The .renderOrder field controls draw order relative to other plugins — lower numbers render first (further back). The on-screen overlay, playlist, and history panels each pick an order; choose yours to sit where you want in the stack.

NeedsRedraw

FrameLift does not redraw every frame unconditionally — it renders when there are events or when something requests it. Return true from NeedsRedraw() while your UI is animating (a sliding panel, a fading notification) so you keep getting frames; return false when static to avoid unnecessary GPU work.

The UIContext API

UIContext is an abstract facade over Dear ImGui. The method names mirror ImGui, so existing ImGui knowledge transfers directly. Highlights:

AreaMethods
WindowsBegin / End, BeginChild / EndChild, SetNextWindowPos/Size/BgAlpha
TextText, TextColored, TextDisabled
WidgetsButton, Checkbox, Selectable, SliderInt, SliderFloat, InputText
LayoutSameLine, Separator, Dummy, SetCursorPosX/Y, SetNextItemWidth
StylePushStyleVar / PopStyleVar, PushStyleColor / PopStyleColor
Menus & popupsBeginMenu/EndMenu, MenuItem, OpenPopup, BeginPopupModal, EndPopup
Custom drawingGetWindowDrawList / GetBackgroundDrawList / GetForegroundDrawListDrawList
TexturesLoadTexture, LoadTextureFromMemory → handle for DrawList::AddImage
Input stateGetMousePos, IsMouseClicked, IsMouseDown, IsItemHovered

POD vector/color types (UI::Vec2, UI::Color32, UI::Color4f) and enums (UI::Cond, UI::WindowFlags, UI::StyleVar, …) live in <framelift/ui/UI.h>, pulled in by the <framelift/ui.h> umbrella.
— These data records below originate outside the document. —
static int xc_device(XcDev** out) {
  int dev = 0;
  TT_CHECK_HIP(hipGetDevice(&dev));
  TT_CHECK_ARG(dev >= 0 && dev < 64, "tt_gru_fwd: device %d", dev);
  std::lock_guard<std::mutex> lock(g_xc_mu);
  XcDev& x = g_xc[dev];
  if (!x.cus) {
    int cus = 0;
    TT_CHECK_HIP(hipDeviceGetAttribute(&cus, hipDeviceAttributeMultiprocessorCount, dev));
    const void* k[2][2] = {{xc_kernel<256, false>(), xc_kernel<256, true>()},
                           {xc_kernel<512, false>(), xc_kernel<512, true>()}};
    for (int h = 0; h < 2; ++h)
      for (int d = 0; d < 2; ++d) TT_CHECK_HIP(hipOccupancyMaxActiveBlocksPerMultiprocessor(&x.occ[h][d], k[h][d], xc::NT, 0));
    const void* kx[2] = {xs_kernel<false>(), xs_kernel<true>()};
    for (int d = 0; d < 2; ++d) TT_CHECK_HIP(hipOccupancyMaxActiveBlocksPerMultiprocessor(&x.occ_xs[d], kx[d], xs::NT, 0));
    const void* ki[2] = {xc_infer_kernel<256>(), xc_infer_kernel<512>()};
    for (int h = 0; h < 2; ++h) TT_CHECK_HIP(hipOccupancyMaxActiveBlocksPerMultiprocessor(&x.occ_inf[h], ki[h], xc::NT, 0));
    TT_CHECK_HIP(hipOccupancyMaxActiveBlocksPerMultiprocessor(&x.occ_xs_inf, xs_infer_kernel(), xs::NT, 0));
    x.cus = cus;
  }
  *out = &x;
  return 0;
}

static bool xc_geometry(const XcDev& dev, int dtype, int H, int nrec, int B, int T, long ldg, long ldy, bool drop,
// ... 77 lines not shown
  const hipError_t e = tt::opt(tt::OPT_GRU_XC_COOP)
                           ? hipLaunchCooperativeKernel(fn, dim3(g.grid), dim3(nt), args, 0, st)
                           : hipLaunchKernel(fn, dim3(g.grid), dim3(nt), args, 0, st);
  if (e == hipErrorCooperativeLaunchTooLarge) {
    (void)hipGetLastError();
    return 0;
  }
  TT_CHECK_HIP(e);
  TT_CHECK_LAUNCH("gru_fwd_xcp");
  *used = true;
  return 0;
}

extern "C" int tt_gru_fwd_launches_for(int dtype, int nrec, int B, int T, int H, long ldg, long ldy) {
  XcGeo g;
  bool ok = false;
  if (xc_plan(dtype, nrec, B, T, H, ldg, ldy, true, g, &ok) == 0 && ok) return 1;
  return tt_gru_fwd_launches(dtype, T, H);
}

template <typename A>
static int launch_fwd_seq(const A& a, int nrec, int B, int H, hipStream_t st) {
  const dim3 grid(tt_ceil_div(B, PR) * nrec);
  int depth = (H / 64) % 4 == 0 ? 4 : (H / 64) % 2 == 0 ? 2 : 1;
  depth = std::min(depth, tt::opt(tt::OPT_GRU_DEPTH));
#define TT_SEQ(D, N) (gru_fwd_seq<D, N, A>)
  if (depth >= 4 && H == 512) hipLaunchKernelGGL(TT_SEQ(4, 8), grid, dim3(PNT), 0, st, a);
  else if (depth >= 4 && H == 256) hipLaunchKernelGGL(TT_SEQ(4, 4), grid, dim3(PNT), 0, st, a);
  else if (depth >= 4) hipLaunchKernelGGL(TT_SEQ(4, 0), grid, dim3(PNT), 0, st, a);
  else if (depth == 2 && H == 512) hipLaunchKernelGGL(TT_SEQ(2, 8), grid, dim3(PNT), 0, st, a);
  else if (depth == 2 && H == 256) hipLaunchKernelGGL(TT_SEQ(2, 4), grid, dim3(PNT), 0, st, a);
  else if (depth == 2) hipLaunchKernelGGL(TT_SEQ(2, 0), grid, dim3(PNT), 0, st, a);
  else if (H == 512) hipLaunchKernelGGL(TT_SEQ(1, 8), grid, dim3(PNT), 0, st, a);
  else if (H == 256) hipLaunchKernelGGL(TT_SEQ(1, 4), grid, dim3(PNT), 0, st, a);
  else hipLaunchKernelGGL(TT_SEQ(1, 0), grid, dim3(PNT), 0, st, a);
#undef TT_SEQ
  TT_CHECK_LAUNCH("gru_fwd_seq");
  return 0;
}

template <typename A>
static int launch_fwd_steps(int dtype, A a, int nrec, int B, int T, int H, long ldg, long ldy, hipStream_t st) {
  const int esz = dtype == TT_DT_BF16 ? 2 : 4;
  int bmr = tt::opt(tt::OPT_GRU_FWD_STEP_ROWS);
  if (bmr != 128 && bmr != 256)
    bmr = (long)tt_ceil_div(H, 64) * tt_ceil_div(B, 256) * nrec >= 512 ? 256 : 128;
  const long span = (long)T * std::max({4L * H, ldy, ldg}) * esz;
  if (bmr == 256 && 256L * span >= (1L << 31)) bmr = 128;
  TT_CHECK_ARG((long)bmr * span < (1L << 31), "tt_gru_fwd: tile byte offsets exceed 2 GiB (B tile %d)", bmr);
  dim3 grid(tt_ceil_div(H, 64) * tt_ceil_div(B, bmr) * nrec);
  XcDev* xd = nullptr;
  TT_PROPAGATE(xc_device(&xd));
  const bool ring = tt::opt(tt::OPT_GRU_STEP_RING) >= 3 && (long)grid.x <= xd->cus;
#define TT_STEP(T, R, NS) (gru_fwd_step<T, R, NS, A>)
  for (int s = 0; s < T; ++s) {
    a.s = s;
    if (dtype == TT_DT_BF16) {
      if (bmr == 256) hipLaunchKernelGGL(TT_STEP(bf16_t, 256, 2), grid, dim3(512), 0, st, a);
      else if (ring) hipLaunchKernelGGL(TT_STEP(bf16_t, 128, 3), grid, dim3(256), 0, st, a);
      else hipLaunchKernelGGL(TT_STEP(bf16_t, 128, 2), grid, dim3(256), 0, st, a);
    } else {
      if (bmr == 256) hipLaunchKernelGGL(TT_STEP(float, 256, 2), grid, dim3(512), 0, st, a);
      else if (ring) hipLaunchKernelGGL(TT_STEP(float, 128, 3), grid, dim3(256), 0, st, a);
      else hipLaunchKernelGGL(TT_STEP(float, 128, 2), grid, dim3(256), 0, st, a);
    }
    TT_CHECK_LAUNCH("gru_fwd_step");
  }
#undef TT_STEP
  return 0;
}

extern "C" int tt_gru_fwd(int dtype, const tt_gru_fwd_rec* recs, int nrec, int B, int T, int H, long ldg,
                          long ldy, float drop_p, void* ws, long ws_bytes, void* stream) {
  TT_CHECK_ARG(dtype == TT_DT_F32 || dtype == TT_DT_BF16, "tt_gru_fwd: bad dtype");
  TT_CHECK_ARG(nrec >= 1 && nrec <= 4, "tt_gru_fwd: nrec %d", nrec);
  TT_CHECK_ARG(B > 0 && T > 0 && H > 0, "tt_gru_fwd: bad shape");
  TT_CHECK_ARG(ws_bytes >= 0 && (ws != nullptr || ws_bytes == 0), "tt_gru_fwd: ws / ws_bytes");
  const int esz = dtype == TT_DT_BF16 ? 2 : 4;
  TT_CHECK_ARG(H % 8 == 0 && (ldy * esz) % 16 == 0, "tt_gru_fwd: H=%d (multiple of 8)/ldy=%ld misaligned", H, ldy);
  TT_CHECK_ARG(drop_p >= 0.f && drop_p < 1.f, "tt_gru_fwd: drop_p");
  TT_CHECK_ARG(tt_ceil_div(B, 128) <= 65535, "tt_gru_fwd: B too large");
  TT_CHECK_ARG(128L * T * std::max({4L * H, ldy, ldg}) * esz < (1L << 31), "tt_gru_fwd: tile byte offsets exceed 2 GiB");
  FwdArgs a{};
  for (int i = 0; i < nrec; ++i) {
    const tt_gru_fwd_rec& r = recs[i];
    TT_CHECK_ARG(r.g && r.whh && r.bhn && r.y && r.save && r.hstate, "tt_gru_fwd: null pointer in rec %d", i);
    a.r[i] = FwdRec{r.g, r.whh, r.bhn, r.y, r.x1, r.save, r.hstate, r.dir, r.drop_seed, r.drop_col0, r.drop_row0};
  }
  a.B = B; a.T = T; a.H = H; a.ldg = ldg; a.ldy = ldy;
  a.drop_thresh = drop_p > 0.f ? (uint32_t)(drop_p * 16777216.0f + 0.5f) : 0u;
  a.inv_keep = drop_p > 0.f ? 1.0f / (1.0f - drop_p) : 1.0f;
#ifdef TT_DIAG
  if (const char* e = getenv("TT_GRU_DBG")) a.dbg = atoi(e);
#endif
  hipStream_t st = (hipStream_t)stream;
  if (dtype == TT_DT_BF16) {
    bool used = false;
    TT_PROPAGATE(gru_fwd_xc_launch(a, nrec, B, T, H, ldg, ldy, ws, ws_bytes, st, &used));
    if (used) return 0;
  }
  if (gru_fwd_persistent(dtype, H)) return launch_fwd_seq(a, nrec, B, H, st);
  return launch_fwd_steps(dtype, a, nrec, B, T, H, ldg, ldy, st);
}

extern "C" long tt_gru_infer_scratch_size(int dtype, int B, int T, int H, int final_only) {
  if ((dtype != TT_DT_F32 && dtype != TT_DT_BF16) || B <= 0 || T <= 0 || H <= 0) return 0;
  if (gru_fwd_persistent(dtype, H)) return 0;
  const long esz = dtype == TT_DT_BF16 ? 2 : 4;
  return 2L * B * H * 4 + (final_only ? 2L * B * H * esz : 0);
}

extern "C" int tt_gru_fwd_infer(int dtype, const tt_gru_infer_rec* recs, int nrec, int B, int T, int H, long ldg,
                                long ldy, long ldf, void* ws, long ws_bytes, void* stream) {
  TT_CHECK_ARG(dtype == TT_DT_F32 || dtype == TT_DT_BF16, "tt_gru_fwd_infer: bad dtype");
  TT_CHECK_ARG(nrec >= 1 && nrec <= 4, "tt_gru_fwd_infer: nrec %d", nrec);
  TT_CHECK_ARG(B > 0 && T > 0 && H > 0, "tt_gru_fwd_infer: bad shape");
  TT_CHECK_ARG(ws_bytes >= 0 && (ws != nullptr || ws_bytes == 0), "tt_gru_fwd_infer: ws / ws_bytes");
  const int esz = dtype == TT_DT_BF16 ? 2 : 4;
  TT_CHECK_ARG(H % 8 == 0 && (ldy * esz) % 16 == 0, "tt_gru_fwd_infer: H=%d (multiple of 8)/ldy=%ld misaligned", H, ldy);
  TT_CHECK_ARG(tt_ceil_div(B, 128) <= 65535, "tt_gru_fwd_infer: B too large");
  TT_CHECK_ARG(128L * T * std::max({4L * H, ldy, ldg}) * esz < (1L << 31),
               "tt_gru_fwd_infer: tile byte offsets exceed 2 GiB");
  const bool has_y = recs[0].y != nullptr, has_f = recs[0].hfinal != nullptr;
  TT_CHECK_ARG(has_y || has_f, "tt_gru_fwd_infer: neither y nor hfinal given");
  TT_CHECK_ARG(!has_f || (ldf >= H && (ldf * esz) % 16 == 0 && 256L * ldf * esz < (1L << 31)),
               "tt_gru_fwd_infer: ldf=%ld misaligned or below H", ldf);
  const bool persistent = gru_fwd_persistent(dtype, H);
  const long state = 2L * B * H * 4;
  InfArgs a{};
  for (int i = 0; i < nrec; ++i) {
    const tt_gru_infer_rec& r = recs[i];
    TT_CHECK_ARG(r.g && r.whh && r.bhn, "tt_gru_fwd_infer: null pointer in rec %d", i);
    TT_CHECK_ARG((r.y != nullptr) == has_y && (r.hfinal != nullptr) == has_f,
                 "tt_gru_fwd_infer: rec %d disagrees with rec 0 on y / hfinal", i);
    TT_CHECK_ARG(persistent || (r.scratch && ((uintptr_t)r.scratch & 15) == 0),
                 "tt_gru_fwd_infer: rec %d needs 16-byte aligned scratch (tt_gru_infer_scratch_size)", i);
    a.r[i] = FwdRec{r.g, r.whh, r.bhn, r.y, nullptr, nullptr, static_cast<float*>(r.scratch), r.dir, 0u, 0, 0u};
    for (int k = nrec; k < 4; ++k) a.hfin[k] = a.himg[k] = nullptr;
    a.hfin[i] = r.hfinal;
    a.himg[i] = r.scratch && !has_y ? static_cast<char*>(r.scratch) + state : nullptr;
  }
  a.B = B; a.T = T; a.H = H; a.ldg = ldg; a.ldy = ldy; a.ldf = ldf;
  a.inv_keep = 1.0f;
  hipStream_t st = (hipStream_t)stream;
  if (dtype == TT_DT_BF16) {
    bool used = false;
    TT_PROPAGATE(gru_fwd_xc_launch(a, nrec, B, T, H, ldg, ldy, ws, ws_bytes, st, &used));
    if (used) return 0;
  }
  if (persistent) return launch_fwd_seq(a, nrec, B, H, st);
  return launch_fwd_steps(dtype, a, nrec, B, T, H, ldg, ldy, st);
}

template <typename T, int BMR>
static void launch_bwd_step(int ring, dim3 grid, hipStream_t st, const BwdArgs& a) {
  if (ring >= 4) hipLaunchKernelGGL((gru_bwd_step<T, BMR, 4>), grid, dim3(256), 0, st, a);
  else if (ring == 3) hipLaunchKernelGGL((gru_bwd_step<T, BMR, 3>), grid, dim3(256), 0, st, a);
  else hipLaunchKernelGGL((gru_bwd_step<T, BMR>), grid, dim3(256), 0, st, a);
}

InputText with std::string

The virtual InputText takes a caller-owned char* buffer. UIContext also provides a non-virtual std::string& overload that compiles into your plugin and bridges to it — convenient for settings forms:

std::string title_;
// ...
ui.InputText("Title", title_); // grows/reads the std::string for you

Custom drawing

For shapes, lines, images, and text outside the widget system, get a DrawList and issue commands. The reference is valid only for the current Render call:

DrawList& dl = ui.GetWindowDrawList();
dl.AddRectFilled({0, 0}, {100, 40}, UI::MakeColor32(0, 0, 0, 160), 6.f);
dl.AddText({8, 10}, UI::MakeColor32(255, 255, 255, 255), "overlay");

Load a texture once (the host owns the GPU resource) and draw it with AddImage using the returned handle.